### [YOUR INSTRUCTIONS]
Go through the data and copy each line that holds "while".

### [Collected data entries]
---------------

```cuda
#include "host.cuh"

namespace {

int ensure_slot_ws(gx_handle* h) {
  const int64_t N = h->g.N;
  const int W = (int)((N + 31) / 32);
  int slots = h->num_sms * 8;
  const size_t per_slot = (size_t)W * 4 + (size_t)(W + 1) * 4 + (size_t)N + (size_t)(N + 1) * 4 * 2 + (size_t)N * 4 * 2 + 64;
  const size_t budget = (size_t)4 << 30;
  while (slots > 1 && per_slot * slots > budget) slots /= 2;
  if (h->ws.slots == slots && h->ws.W == W && h->ws_buf.p) return GX_OK;
  auto al = [](size_t x) { return (x + 15) / 16 * 16; };
  size_t o = 0;
  const size_t o_bm = o; o += al((size_t)slots * W * 4);
  const size_t o_wp = o; o += al((size_t)slots * (W + 1) * 4);
  const size_t o_q = o; o += al((size_t)slots * (N + 1) * 4);
  const size_t o_loc = o; o += al((size_t)slots * N * 4);
  const size_t o_cof = o; o += al((size_t)slots * N * 4);
  const size_t o_pb = o; o += al((size_t)slots * (N + 1) * 4);
// ... 5 lines not shown
  h->ws.q = (int32_t*)(b + o_q);
  h->ws.loc = (int32_t*)(b + o_loc);
  h->ws.cof = (int32_t*)(b + o_cof);
  h->ws.pbase = (int32_t*)(b + o_pb);
  h->ws.dist = (uint8_t*)(b + o_dist);
  h->ws.W = W;
  h->ws.slots = slots;
  GX_CUDA_CHECK(cudaMemsetAsync(h->ws.bm, 0, (size_t)slots * W * 4, h->stream));
  return GX_OK;
}

int task_smem_class(const gx_handle* h, const GxTask& T, int* bytes_out) {
  const GxModelDev& m = h->m;
  const bool small_idx = !h->force_stream && T.n < 65535 && T.e1 < 65535;
  for (int c = 0; small_idx && c < kStreamClass; ++c) {
    const int nwarps = h->classes[c].threads / 32;
    const GxLayout L = gx_make_layout(T.n, T.n1, T.n2, T.e1, m.d, m.hid, m.emb, m.C, nwarps, 2);
    const int64_t bytes = (int64_t)L.total_words * 4;
    if (bytes <= h->classes[c].cap_bytes) {
      *bytes_out = (int)bytes;
      return c;
    }
  }
  *bytes_out = 0;
  return kStreamClass;
}

enum class NodeKernel { smem, cluster, gang, stream1, variant };

}

// ... 115 lines not shown
  h->plan.pair_pji = pb + 3 * tp; h->plan.pair_oij = pb + 4 * tp; h->plan.pair_oji = pb + 5 * tp;
  const double t2 = h->host_timing ? now_us() : 0.0;
  GX_CUDA_CHECK(gx_launch_khop_fill(h->g, count, n_hops, h->ws, h->plan, h->stream));
  h->launches += 1;
  const LaunchClass& cluster_cls = h->classes[kClusterClass];
  for (int c = 0; c < kNumClasses; ++c) h->class_order[c].clear();
  auto cost = [&](int32_t t) { const GxTask& T = h->tasks[t]; return (int64_t)T.e1 * (h->m.d + 2 * h->m.hid) + (int64_t)T.n2 * 600 + (int64_t)T.npairs * 60; };
  const int g_cluster_size = h->cluster_size > 1 ? h->cluster_size : 1;
  const int64_t g_cluster_cost = h->cluster_cost;
  h->plan_cluster = g_cluster_size;
  for (int t = 0; t < count; ++t) {
    GxTask& T = h->tasks[t];
    int bytes = 0;
    int cls = h->m.variant ? kStreamClass : task_smem_class(h, T, &bytes);
    if (cls < kStreamClass && g_cluster_size > 1 && cost(t) > g_cluster_cost) {
      const GxLayout L = gx_make_layout(T.n, T.n1, T.n2, T.e1, h->m.d, h->m.hid, h->m.emb, h->m.C, cluster_cls.threads / 32, 2, g_cluster_size);
      if ((int64_t)L.total_words * 4 <= cluster_cls.cap_bytes) { cls = kClusterClass; bytes = L.total_words * 4; }
    }
    T.smem_bytes = bytes;
    h->class_order[cls].push_back(t);
  }
  if (h->cluster_size == 0 && !h->m.variant && !h->force_stream && h->class_order[kStreamClass].empty()) {
    double demand = 0;
    for (int c = 0; c < kStreamClass; ++c) demand += (double)h->class_order[c].size() / h->classes[c].ctas_per_sm;
    const int spare = h->num_sms - (int)(demand + 0.999);
    std::vector<int32_t> cand;
    for (int c : {kTwoClass, kOneClass}) for (int32_t t : h->class_order[c]) cand.push_back(t);
    std::stable_sort(cand.begin(), cand.end(), [&](int32_t x, int32_t y) { return cost(x) > cost(y); });
    auto lat = [&](int32_t t) { return 6e-6 * (double)cost(t); };
    int best_cs = 1, best_k = 0;
    if (!cand.empty() && spare >= 2) {
      double best = lat(cand[0]);
      for (int cs : {2, 4}) {
        const double ovh = cs == 2 ? 0.55 : 0.8;
        int k = 0;
        while (k < (int)cand.size() && (k + 1) * cs <= spare && lat(cand[k]) / cs + ovh < lat(cand[k])) {
          const GxTask& T = h->tasks[cand[k]];
          const GxLayout L = gx_make_layout(T.n, T.n1, T.n2, T.e1, h->m.d, h->m.hid, h->m.emb, h->m.C, cluster_cls.threads / 32, 2, cs);
          if ((int64_t)L.total_words * 4 > cluster_cls.cap_bytes) break;
          ++k;
        }
        if (k == 0) continue;
        const double span = std::max(lat(cand[0]) / cs + ovh, k < (int)cand.size() ? lat(cand[k]) : 0.0);
        if (span < best * 0.95) { best = span; best_cs = cs; best_k = k; }
      }
    }
    if (best_cs > 1) {
      h->plan_cluster = best_cs;
      for (int i = 0; i < best_k; ++i) {
        const int32_t t = cand[i];
        GxTask& T = h->tasks[t];
        const GxLayout L = gx_make_layout(T.n, T.n1, T.n2, T.e1, h->m.d, h->m.hid, h->m.emb, h->m.C, cluster_cls.threads / 32, 2, best_cs);
        T.smem_bytes = L.total_words * 4;
        for (int c : {kTwoClass, kOneClass}) {
          auto& v = h->class_order[c];
          v.erase(std::remove(v.begin(), v.end(), t), v.end());
        }
        h->class_order[kClusterClass].push_back(t);
      }
    }
  }
  std::vector<int32_t> order_all;
  for (int c = 0; c < kNumClasses; ++c) {
    auto& v = h->class_order[c];
    std::stable_sort(v.begin(), v.end(), [&](int32_t x, int32_t y) { return cost(x) > cost(y); });
  }
  {
// ... 91 lines not shown
      const LaunchClass& K = h->classes[c];
      const int nt = (int)h->class_order[c].size();
      int need = 0;
      for (int32_t t : h->class_order[c]) need = std::max(need, h->tasks[t].smem_bytes);
      cfg[c].threads = K.threads;
      cfg[c].dbg = h->dbg;
      cfg[c].x = D.x;
      if (c == kClusterClass) {
        kernel[c] = NodeKernel::cluster;
        cfg[c].cluster = h->plan_cluster;
        cfg[c].grid = std::min<int>(nt, h->num_sms / h->plan_cluster) * h->plan_cluster;
        cfg[c].smem_bytes = std::max(need, K.cap_bytes - 2048);
        slabs[c] = cfg[c].grid / h->plan_cluster;
      } else if (K.cap_bytes > 0) {
        kernel[c] = NodeKernel::smem;
        cfg[c].grid = std::min<int>(nt, h->num_sms * K.ctas_per_sm);
        cfg[c].smem_bytes = c == kOneClass ? std::max(need, K.cap_bytes - 2048) : std::max(need, 1024);
        slabs[c] = cfg[c].grid;
      } else if (nt > 0) {
        int max_slabs = h->num_sms, gang = 0;
        if (!h->m.variant && h->gang_override >= 0 && h->m.d <= 128 && gx_gang_smem_bytes(h->m.d, h->m.hid, h->m.C) <= gx_explain_max_smem()) {
          int64_t ws = 1;
          for (int32_t t : h->class_order[c]) ws = std::max<int64_t>(ws, (int64_t)h->tasks[t].e_d * 8 + (int64_t)h->tasks[t].n * 240);
          const int64_t l2_budget = h->l2_bytes * 5 / 8;
          int ngangs = (int)std::max<int64_t>(1, std::min<int64_t>(std::min(nt, h->num_sms), l2_budget / ws));
          gang = std::max(1, std::min(h->num_sms / ngangs, GX_MAX_GANG));
          if (h->gang_override > 0) gang = std::min(std::min(h->gang_override, h->num_sms), GX_MAX_GANG);
          max_slabs = std::max(1, std::min(ngangs, h->num_sms / gang));
        }
        kernel[c] = h->m.variant ? NodeKernel::variant : gang > 0 ? NodeKernel::gang : NodeKernel::stream1;
// ... 74 lines not shown
```

### gnn-model-explainer_b200/gnnx/_abi.py

```python
import ctypes as C
import os

_HERE = os.path.dirname(os.path.abspath(__file__))
LIB_PATH = os.environ.get("GNNX_LIB_PATH") or os.path.join(_HERE, "lib", "libgnnx.so")

GX_OK = 0
GX_ERR_UNSUPPORTED = -3
GX_HOST, GX_DEVICE = 0, 1
GX_INIT_M0, GX_INIT_PHILOX, GX_INIT_STATE = 0, 1, 2
GX_VERSION = 211
GX_TRACE_COLS = 8
TR_LOSS_EDGES, TR_PRED, TR_SIZE, TR_ENT, TR_LAP, TR_FEAT, TR_DENSITY, TR_PGT = range(8)
GX_MODEL_BN = 1
GX_MODEL_ATT = 2
GX_MAX_HEAD_LAYERS = 4

EXPORTS = [
    "gx_default_hparams", "gx_last_error", "gx_version", "gx_create", "gx_destroy", "gx_set_stream",
    "gx_sync", "gx_set_model", "gx_set_graph_csr", "gx_neighborhood_rows", "gx_plan_nodes",
    "gx_plan_fetch", "gx_explain_nodes", "gx_densify", "gx_launch_count", "gx_last_explain_ms",
    "gx_set_graph_batch_csr", "gx_plan_graphs", "gx_explain_graphs", "gx_grad_nodes", "gx_grad_graphs",
    "gx_explain_nodes_ex", "gx_explain_graphs_ex", "gx_offedge_regularisers", "gx_offedge_regularisers_graphs",
    "gx_debug_force_stream", "gx_debug_ieee_edge", "gx_debug_set_dump", "gx_debug_set_gang", "gx_debug_set_cluster", "gx_denoise_topk",
    "gx_model_forward", "gx_comm_unique_id", "gx_comm_init", "gx_comm_destroy", "gx_count_nodes", "gx_allgather_masks", "gx_unshard_masks",
    "gx_plan_class_counts", "gx_last_class_ms", "gx_explain_nodes_unconstrained", "gx_explain_graphs_unconstrained",
    "gx_set_model_att", "gx_set_model_head", "gx_count_graphs", "gx_densify_graphs", "gx_denoise_topk_edges",
]


class GxModelDims(C.Structure):
    _fields_ = [("input_dim", C.c_int32), ("hidden_dim", C.c_int32), ("embed_dim", C.c_int32),
                ("num_classes", C.c_int32), ("num_layers", C.c_int32), ("flags", C.c_int32)]


class GxHparams(C.Structure):
    _fields_ = [("num_epochs", C.c_int32), ("lr", C.c_float), ("beta1", C.c_float), ("beta2", C.c_float),
                ("eps", C.c_float), ("coef_size", C.c_float), ("coef_feat_size", C.c_float),
                ("coef_ent", C.c_float), ("coef_lap", C.c_float), ("mask_act", C.c_int32),
# ... 61 lines not shown
    L.gx_grad_nodes.argtypes = [vp, C.c_int, f32p]
    L.gx_grad_graphs.argtypes = [vp, C.c_int, i32p, f32p]
    L.gx_denoise_topk.argtypes = [vp, C.c_int, f32p, C.c_int32, C.c_int32, f32p, i32p, i32p, f32p]
    L.gx_denoise_topk_edges.argtypes = [vp, C.c_int, f32p, C.c_int32, C.c_int32, f32p, i32p, i32p, f32p]
    L.gx_comm_unique_id.argtypes = [C.c_char_p]
    L.gx_comm_init.argtypes = [vp, C.c_int32, C.c_int32, C.c_char_p]
    L.gx_comm_destroy.argtypes = [vp]
    L.gx_count_nodes.argtypes = [vp, i32p, C.c_int32, C.c_int32, i32p, i32p]
    L.gx_allgather_masks.argtypes = [vp, f32p, C.c_int64, C.c_int64, f32p]
    L.gx_unshard_masks.argtypes = [vp, f32p, C.c_int32, i64p, i64p, i32p, f32p]
    L.gx_count_graphs.argtypes = [vp, i32p, C.c_int32, i32p, i32p]
    L.gx_densify_graphs.argtypes = [vp, C.c_int, i32p, C.c_int32, f32p, vp]
    L.gx_debug_force_stream.argtypes = [vp, C.c_int]
    L.gx_debug_ieee_edge.argtypes = [vp, C.c_int]
    L.gx_debug_set_dump.argtypes = [vp, vp]
    L.gx_model_forward.argtypes = [vp, C.c_int, f32p]
    L.gx_debug_set_gang.argtypes = [vp, C.c_int]
    L.gx_debug_set_cluster.argtypes = [vp, C.c_int, C.c_int64]
    L.gx_launch_count.argtypes = [vp]
    L.gx_plan_class_counts.argtypes = [vp, i32p, i32p, i32p]
    L.gx_last_class_ms.argtypes = [vp, f32p, f32p]
    L.gx_launch_count.restype = C.c_int64
    L.gx_last_explain_ms.argtypes = [vp, C.POINTER(C.c_float)]
    for name in EXPORTS:
        getattr(L, name)
    if L.gx_version() != GX_VERSION:
        raise ImportError("libgnnx.so is version %d, this binding expects %d -- rebuild (python __graft_entry__.py)" % (L.gx_version(), GX_VERSION))
    _lib = L
    return L
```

---------------

### [RESPONSE AREA]
  while (slots > 1 && per_slot * slots > budget) slots /= 2;
        while (k < (int)cand.size() && (k + 1) * cs <= spare && lat(cand[k]) / cs + ovh < lat(cand[k])) {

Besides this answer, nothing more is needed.